== Entries shown

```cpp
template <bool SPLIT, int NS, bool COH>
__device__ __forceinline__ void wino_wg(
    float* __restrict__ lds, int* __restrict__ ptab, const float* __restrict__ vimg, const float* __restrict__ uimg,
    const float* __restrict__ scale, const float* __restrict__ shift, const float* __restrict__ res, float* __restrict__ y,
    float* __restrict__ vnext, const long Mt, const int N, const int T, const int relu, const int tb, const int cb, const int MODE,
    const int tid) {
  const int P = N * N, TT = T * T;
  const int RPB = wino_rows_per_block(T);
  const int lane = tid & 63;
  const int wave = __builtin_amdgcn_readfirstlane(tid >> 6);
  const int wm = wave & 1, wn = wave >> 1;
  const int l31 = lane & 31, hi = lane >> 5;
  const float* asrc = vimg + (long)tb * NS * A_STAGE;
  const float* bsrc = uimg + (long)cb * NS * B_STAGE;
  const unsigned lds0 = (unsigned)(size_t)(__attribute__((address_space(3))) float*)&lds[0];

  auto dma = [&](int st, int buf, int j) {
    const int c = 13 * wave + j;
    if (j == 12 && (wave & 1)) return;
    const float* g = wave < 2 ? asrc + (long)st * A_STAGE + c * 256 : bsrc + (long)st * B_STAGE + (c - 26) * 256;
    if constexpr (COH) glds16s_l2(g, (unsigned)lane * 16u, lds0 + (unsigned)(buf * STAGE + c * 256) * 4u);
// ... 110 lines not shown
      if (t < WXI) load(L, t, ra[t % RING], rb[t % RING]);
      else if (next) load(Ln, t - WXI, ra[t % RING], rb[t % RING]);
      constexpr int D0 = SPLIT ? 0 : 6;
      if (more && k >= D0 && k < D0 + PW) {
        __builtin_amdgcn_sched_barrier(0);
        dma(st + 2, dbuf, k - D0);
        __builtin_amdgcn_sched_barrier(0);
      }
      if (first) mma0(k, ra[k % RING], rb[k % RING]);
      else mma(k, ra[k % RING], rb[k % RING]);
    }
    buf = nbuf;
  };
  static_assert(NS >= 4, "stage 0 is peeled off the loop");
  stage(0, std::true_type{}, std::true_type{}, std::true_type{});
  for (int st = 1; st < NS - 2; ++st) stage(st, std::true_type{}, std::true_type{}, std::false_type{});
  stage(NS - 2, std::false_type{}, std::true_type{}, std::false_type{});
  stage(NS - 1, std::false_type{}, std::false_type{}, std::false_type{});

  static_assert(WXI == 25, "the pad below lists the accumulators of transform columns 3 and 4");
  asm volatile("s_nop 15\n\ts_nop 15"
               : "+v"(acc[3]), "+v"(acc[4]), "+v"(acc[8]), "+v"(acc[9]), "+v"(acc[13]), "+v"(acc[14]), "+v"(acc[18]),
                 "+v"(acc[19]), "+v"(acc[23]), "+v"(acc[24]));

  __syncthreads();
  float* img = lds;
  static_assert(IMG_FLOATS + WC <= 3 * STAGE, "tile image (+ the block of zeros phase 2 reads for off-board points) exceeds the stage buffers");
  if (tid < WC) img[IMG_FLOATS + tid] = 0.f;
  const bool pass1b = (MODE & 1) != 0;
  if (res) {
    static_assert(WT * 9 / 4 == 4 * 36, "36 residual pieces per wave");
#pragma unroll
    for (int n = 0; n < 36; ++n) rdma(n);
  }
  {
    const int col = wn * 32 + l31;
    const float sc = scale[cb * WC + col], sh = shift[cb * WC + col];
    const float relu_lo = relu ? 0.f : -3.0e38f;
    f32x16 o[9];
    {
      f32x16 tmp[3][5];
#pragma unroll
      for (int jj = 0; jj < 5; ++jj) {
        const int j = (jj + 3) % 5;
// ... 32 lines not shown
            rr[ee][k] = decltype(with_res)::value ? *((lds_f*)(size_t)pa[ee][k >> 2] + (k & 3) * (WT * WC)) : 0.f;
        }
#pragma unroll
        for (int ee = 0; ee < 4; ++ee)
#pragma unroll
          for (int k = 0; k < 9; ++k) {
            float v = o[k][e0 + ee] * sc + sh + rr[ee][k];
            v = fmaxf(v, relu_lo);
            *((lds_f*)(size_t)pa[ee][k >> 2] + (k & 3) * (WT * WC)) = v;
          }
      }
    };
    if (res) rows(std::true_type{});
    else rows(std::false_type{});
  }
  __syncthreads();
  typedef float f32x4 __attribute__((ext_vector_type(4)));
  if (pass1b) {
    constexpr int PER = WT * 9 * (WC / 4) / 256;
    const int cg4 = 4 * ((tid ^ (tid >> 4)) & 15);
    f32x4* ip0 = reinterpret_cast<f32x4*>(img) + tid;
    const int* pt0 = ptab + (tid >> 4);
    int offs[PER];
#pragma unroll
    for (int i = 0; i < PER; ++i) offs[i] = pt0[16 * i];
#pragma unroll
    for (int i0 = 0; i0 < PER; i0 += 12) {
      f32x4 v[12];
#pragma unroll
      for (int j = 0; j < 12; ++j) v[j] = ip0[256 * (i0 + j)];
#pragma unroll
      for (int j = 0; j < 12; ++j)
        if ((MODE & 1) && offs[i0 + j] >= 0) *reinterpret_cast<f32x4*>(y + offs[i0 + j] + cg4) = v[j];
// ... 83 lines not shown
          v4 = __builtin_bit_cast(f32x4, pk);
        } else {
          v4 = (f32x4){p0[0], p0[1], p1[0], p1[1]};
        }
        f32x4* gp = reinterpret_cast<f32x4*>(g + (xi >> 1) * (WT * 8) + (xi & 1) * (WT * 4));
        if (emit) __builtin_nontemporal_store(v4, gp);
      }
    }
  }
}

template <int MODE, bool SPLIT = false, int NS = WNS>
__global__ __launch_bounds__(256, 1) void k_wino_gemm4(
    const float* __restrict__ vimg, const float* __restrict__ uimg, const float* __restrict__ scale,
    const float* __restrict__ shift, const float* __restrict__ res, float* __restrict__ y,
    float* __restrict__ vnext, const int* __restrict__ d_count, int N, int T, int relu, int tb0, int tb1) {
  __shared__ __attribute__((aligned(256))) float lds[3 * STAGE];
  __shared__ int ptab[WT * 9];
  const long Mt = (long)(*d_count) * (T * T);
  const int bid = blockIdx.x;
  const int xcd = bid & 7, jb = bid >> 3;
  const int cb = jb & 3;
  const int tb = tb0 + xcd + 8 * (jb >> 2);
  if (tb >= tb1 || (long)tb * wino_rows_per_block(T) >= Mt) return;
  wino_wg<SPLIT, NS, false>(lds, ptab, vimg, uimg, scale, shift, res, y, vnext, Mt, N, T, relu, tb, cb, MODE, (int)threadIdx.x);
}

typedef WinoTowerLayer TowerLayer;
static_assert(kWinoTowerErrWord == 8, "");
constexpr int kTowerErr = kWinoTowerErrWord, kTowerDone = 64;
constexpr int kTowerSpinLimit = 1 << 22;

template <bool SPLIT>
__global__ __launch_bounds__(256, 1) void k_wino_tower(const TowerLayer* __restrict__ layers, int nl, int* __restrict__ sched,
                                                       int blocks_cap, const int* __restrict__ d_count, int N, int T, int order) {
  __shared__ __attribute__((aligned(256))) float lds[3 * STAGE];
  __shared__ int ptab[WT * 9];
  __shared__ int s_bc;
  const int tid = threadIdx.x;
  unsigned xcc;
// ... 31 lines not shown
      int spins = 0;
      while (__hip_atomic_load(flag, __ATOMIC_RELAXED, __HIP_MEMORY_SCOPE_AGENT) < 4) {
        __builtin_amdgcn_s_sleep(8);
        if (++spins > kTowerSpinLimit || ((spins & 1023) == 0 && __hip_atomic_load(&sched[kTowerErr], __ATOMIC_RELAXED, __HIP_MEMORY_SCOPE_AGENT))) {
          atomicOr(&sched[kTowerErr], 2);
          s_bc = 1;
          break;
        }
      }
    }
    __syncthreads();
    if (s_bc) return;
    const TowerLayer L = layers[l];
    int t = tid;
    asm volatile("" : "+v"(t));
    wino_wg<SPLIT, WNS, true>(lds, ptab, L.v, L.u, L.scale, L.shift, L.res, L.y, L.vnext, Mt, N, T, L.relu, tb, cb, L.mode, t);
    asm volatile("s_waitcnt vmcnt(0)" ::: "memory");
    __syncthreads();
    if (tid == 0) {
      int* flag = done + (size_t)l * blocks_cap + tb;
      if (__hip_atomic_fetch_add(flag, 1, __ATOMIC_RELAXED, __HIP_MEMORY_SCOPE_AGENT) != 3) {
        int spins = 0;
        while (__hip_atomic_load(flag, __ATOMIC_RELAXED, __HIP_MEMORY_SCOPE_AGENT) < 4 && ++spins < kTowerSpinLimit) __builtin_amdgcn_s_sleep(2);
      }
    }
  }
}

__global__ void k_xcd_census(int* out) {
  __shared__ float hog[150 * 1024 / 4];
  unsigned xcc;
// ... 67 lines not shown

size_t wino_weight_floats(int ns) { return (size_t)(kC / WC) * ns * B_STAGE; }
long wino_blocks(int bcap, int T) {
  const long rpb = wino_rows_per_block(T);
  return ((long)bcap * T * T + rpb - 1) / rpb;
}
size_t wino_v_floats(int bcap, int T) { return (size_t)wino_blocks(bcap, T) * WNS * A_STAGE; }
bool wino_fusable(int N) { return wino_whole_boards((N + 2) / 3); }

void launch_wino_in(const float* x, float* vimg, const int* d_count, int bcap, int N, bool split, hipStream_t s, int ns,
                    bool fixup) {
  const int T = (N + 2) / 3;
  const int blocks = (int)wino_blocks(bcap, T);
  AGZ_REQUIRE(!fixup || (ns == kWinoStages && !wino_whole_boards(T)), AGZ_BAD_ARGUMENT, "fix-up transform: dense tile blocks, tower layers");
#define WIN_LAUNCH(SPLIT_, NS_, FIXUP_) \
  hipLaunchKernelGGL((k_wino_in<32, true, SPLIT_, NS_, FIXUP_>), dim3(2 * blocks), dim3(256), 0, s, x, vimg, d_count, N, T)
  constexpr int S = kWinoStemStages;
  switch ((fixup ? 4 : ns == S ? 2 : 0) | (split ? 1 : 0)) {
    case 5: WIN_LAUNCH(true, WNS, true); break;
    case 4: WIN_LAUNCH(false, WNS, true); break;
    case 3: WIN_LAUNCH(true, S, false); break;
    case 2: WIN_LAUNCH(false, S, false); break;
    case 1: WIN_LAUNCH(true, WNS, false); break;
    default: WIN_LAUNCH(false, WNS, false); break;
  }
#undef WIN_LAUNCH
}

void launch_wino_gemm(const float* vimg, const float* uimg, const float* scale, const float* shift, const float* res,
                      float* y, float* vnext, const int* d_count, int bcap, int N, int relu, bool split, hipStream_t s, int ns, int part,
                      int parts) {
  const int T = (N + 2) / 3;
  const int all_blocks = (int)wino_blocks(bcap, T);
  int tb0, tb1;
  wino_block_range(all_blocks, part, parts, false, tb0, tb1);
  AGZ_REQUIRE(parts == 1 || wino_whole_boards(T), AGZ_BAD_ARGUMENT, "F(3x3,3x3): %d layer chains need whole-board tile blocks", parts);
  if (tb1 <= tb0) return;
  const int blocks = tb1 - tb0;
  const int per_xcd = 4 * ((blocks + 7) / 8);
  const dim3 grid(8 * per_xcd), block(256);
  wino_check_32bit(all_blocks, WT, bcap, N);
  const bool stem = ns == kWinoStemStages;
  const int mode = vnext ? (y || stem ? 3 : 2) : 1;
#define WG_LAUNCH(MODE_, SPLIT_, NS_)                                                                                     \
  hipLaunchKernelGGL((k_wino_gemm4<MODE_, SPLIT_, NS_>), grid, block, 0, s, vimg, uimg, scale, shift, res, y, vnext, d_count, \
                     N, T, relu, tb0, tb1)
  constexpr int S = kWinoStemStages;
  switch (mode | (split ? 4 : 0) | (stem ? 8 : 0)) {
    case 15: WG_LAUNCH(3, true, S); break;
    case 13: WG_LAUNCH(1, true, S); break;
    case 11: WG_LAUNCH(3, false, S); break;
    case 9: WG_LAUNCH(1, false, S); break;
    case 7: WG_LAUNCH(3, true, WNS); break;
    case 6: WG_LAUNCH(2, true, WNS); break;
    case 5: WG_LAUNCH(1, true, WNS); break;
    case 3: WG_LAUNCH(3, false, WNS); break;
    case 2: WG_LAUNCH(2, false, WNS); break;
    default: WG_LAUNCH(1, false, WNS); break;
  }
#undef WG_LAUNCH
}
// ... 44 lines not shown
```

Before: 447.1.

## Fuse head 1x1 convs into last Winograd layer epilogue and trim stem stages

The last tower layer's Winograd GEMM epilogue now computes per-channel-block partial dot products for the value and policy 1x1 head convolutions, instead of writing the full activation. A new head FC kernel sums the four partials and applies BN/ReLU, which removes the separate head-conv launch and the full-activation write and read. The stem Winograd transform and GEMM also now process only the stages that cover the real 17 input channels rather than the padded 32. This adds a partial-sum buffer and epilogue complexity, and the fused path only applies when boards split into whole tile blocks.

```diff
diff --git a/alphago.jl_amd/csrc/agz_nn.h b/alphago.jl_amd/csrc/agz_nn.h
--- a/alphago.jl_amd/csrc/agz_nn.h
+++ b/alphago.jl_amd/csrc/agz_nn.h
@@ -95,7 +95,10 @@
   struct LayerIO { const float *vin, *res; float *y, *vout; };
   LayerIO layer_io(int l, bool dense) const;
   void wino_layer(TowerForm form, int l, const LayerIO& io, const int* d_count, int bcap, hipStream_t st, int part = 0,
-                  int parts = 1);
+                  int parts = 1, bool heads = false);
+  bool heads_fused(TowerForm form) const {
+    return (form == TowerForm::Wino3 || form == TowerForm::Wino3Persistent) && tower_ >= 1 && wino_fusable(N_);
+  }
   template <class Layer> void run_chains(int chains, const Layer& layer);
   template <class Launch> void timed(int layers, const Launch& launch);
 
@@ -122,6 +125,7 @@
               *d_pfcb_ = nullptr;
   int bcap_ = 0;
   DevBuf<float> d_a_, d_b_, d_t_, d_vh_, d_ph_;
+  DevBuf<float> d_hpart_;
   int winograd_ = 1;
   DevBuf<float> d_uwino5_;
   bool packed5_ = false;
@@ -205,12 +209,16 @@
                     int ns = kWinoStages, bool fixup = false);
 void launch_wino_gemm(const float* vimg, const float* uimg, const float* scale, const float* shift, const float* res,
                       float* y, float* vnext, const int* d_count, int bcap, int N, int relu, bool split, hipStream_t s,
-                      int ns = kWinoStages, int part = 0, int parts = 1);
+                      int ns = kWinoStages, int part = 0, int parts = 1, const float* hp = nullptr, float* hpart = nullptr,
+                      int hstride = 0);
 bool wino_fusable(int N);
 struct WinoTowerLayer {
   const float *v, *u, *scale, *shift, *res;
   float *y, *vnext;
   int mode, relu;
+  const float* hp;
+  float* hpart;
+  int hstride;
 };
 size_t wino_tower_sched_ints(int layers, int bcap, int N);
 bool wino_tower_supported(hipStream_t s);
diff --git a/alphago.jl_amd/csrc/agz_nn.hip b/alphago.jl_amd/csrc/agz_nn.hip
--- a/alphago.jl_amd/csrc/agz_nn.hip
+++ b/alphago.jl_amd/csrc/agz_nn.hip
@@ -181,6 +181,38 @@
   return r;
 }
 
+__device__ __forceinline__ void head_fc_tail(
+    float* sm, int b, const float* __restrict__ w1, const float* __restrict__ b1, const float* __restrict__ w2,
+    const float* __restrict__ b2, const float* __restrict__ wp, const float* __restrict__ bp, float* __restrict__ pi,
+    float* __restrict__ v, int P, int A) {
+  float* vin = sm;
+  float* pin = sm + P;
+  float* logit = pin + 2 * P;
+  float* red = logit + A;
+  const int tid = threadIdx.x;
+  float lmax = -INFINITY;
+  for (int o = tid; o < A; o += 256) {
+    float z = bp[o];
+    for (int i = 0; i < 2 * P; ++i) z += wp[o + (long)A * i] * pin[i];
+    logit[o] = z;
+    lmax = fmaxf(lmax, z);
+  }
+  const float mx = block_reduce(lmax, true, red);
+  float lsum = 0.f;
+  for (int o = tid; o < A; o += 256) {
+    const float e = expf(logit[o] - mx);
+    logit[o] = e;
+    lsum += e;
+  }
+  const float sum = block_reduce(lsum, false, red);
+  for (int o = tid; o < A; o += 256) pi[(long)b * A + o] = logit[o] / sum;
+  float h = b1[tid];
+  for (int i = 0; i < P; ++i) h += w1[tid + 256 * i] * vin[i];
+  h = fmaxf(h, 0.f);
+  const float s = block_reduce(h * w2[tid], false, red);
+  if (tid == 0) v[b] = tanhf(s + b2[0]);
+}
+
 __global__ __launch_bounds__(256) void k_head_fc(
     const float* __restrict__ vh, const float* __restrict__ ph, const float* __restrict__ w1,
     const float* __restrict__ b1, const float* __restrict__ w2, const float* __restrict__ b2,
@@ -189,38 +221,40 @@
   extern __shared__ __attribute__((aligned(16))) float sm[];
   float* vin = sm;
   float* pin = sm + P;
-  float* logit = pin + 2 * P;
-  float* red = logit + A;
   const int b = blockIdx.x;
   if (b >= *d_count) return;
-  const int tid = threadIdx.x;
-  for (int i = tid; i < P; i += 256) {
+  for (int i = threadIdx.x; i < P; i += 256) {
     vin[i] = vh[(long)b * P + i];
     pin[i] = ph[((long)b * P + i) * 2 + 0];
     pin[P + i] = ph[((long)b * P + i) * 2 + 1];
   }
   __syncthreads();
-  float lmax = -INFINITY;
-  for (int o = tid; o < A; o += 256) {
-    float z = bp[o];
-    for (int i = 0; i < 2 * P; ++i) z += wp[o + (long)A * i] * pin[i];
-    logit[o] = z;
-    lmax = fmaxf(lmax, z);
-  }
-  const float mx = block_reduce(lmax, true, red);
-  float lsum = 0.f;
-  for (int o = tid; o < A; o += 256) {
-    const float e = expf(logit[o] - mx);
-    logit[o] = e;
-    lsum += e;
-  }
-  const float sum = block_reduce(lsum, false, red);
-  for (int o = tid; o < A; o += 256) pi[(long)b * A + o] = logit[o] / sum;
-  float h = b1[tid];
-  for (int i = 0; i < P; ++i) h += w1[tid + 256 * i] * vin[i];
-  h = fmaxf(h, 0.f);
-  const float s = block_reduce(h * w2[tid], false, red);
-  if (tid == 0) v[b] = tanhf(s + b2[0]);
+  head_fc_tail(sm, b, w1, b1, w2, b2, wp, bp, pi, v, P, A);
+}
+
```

====

[Aim of the task] Find the number of lines in the data above that contain "kWinoTowerErrWord". Please give that number alone.

[Answer for this exercise] 2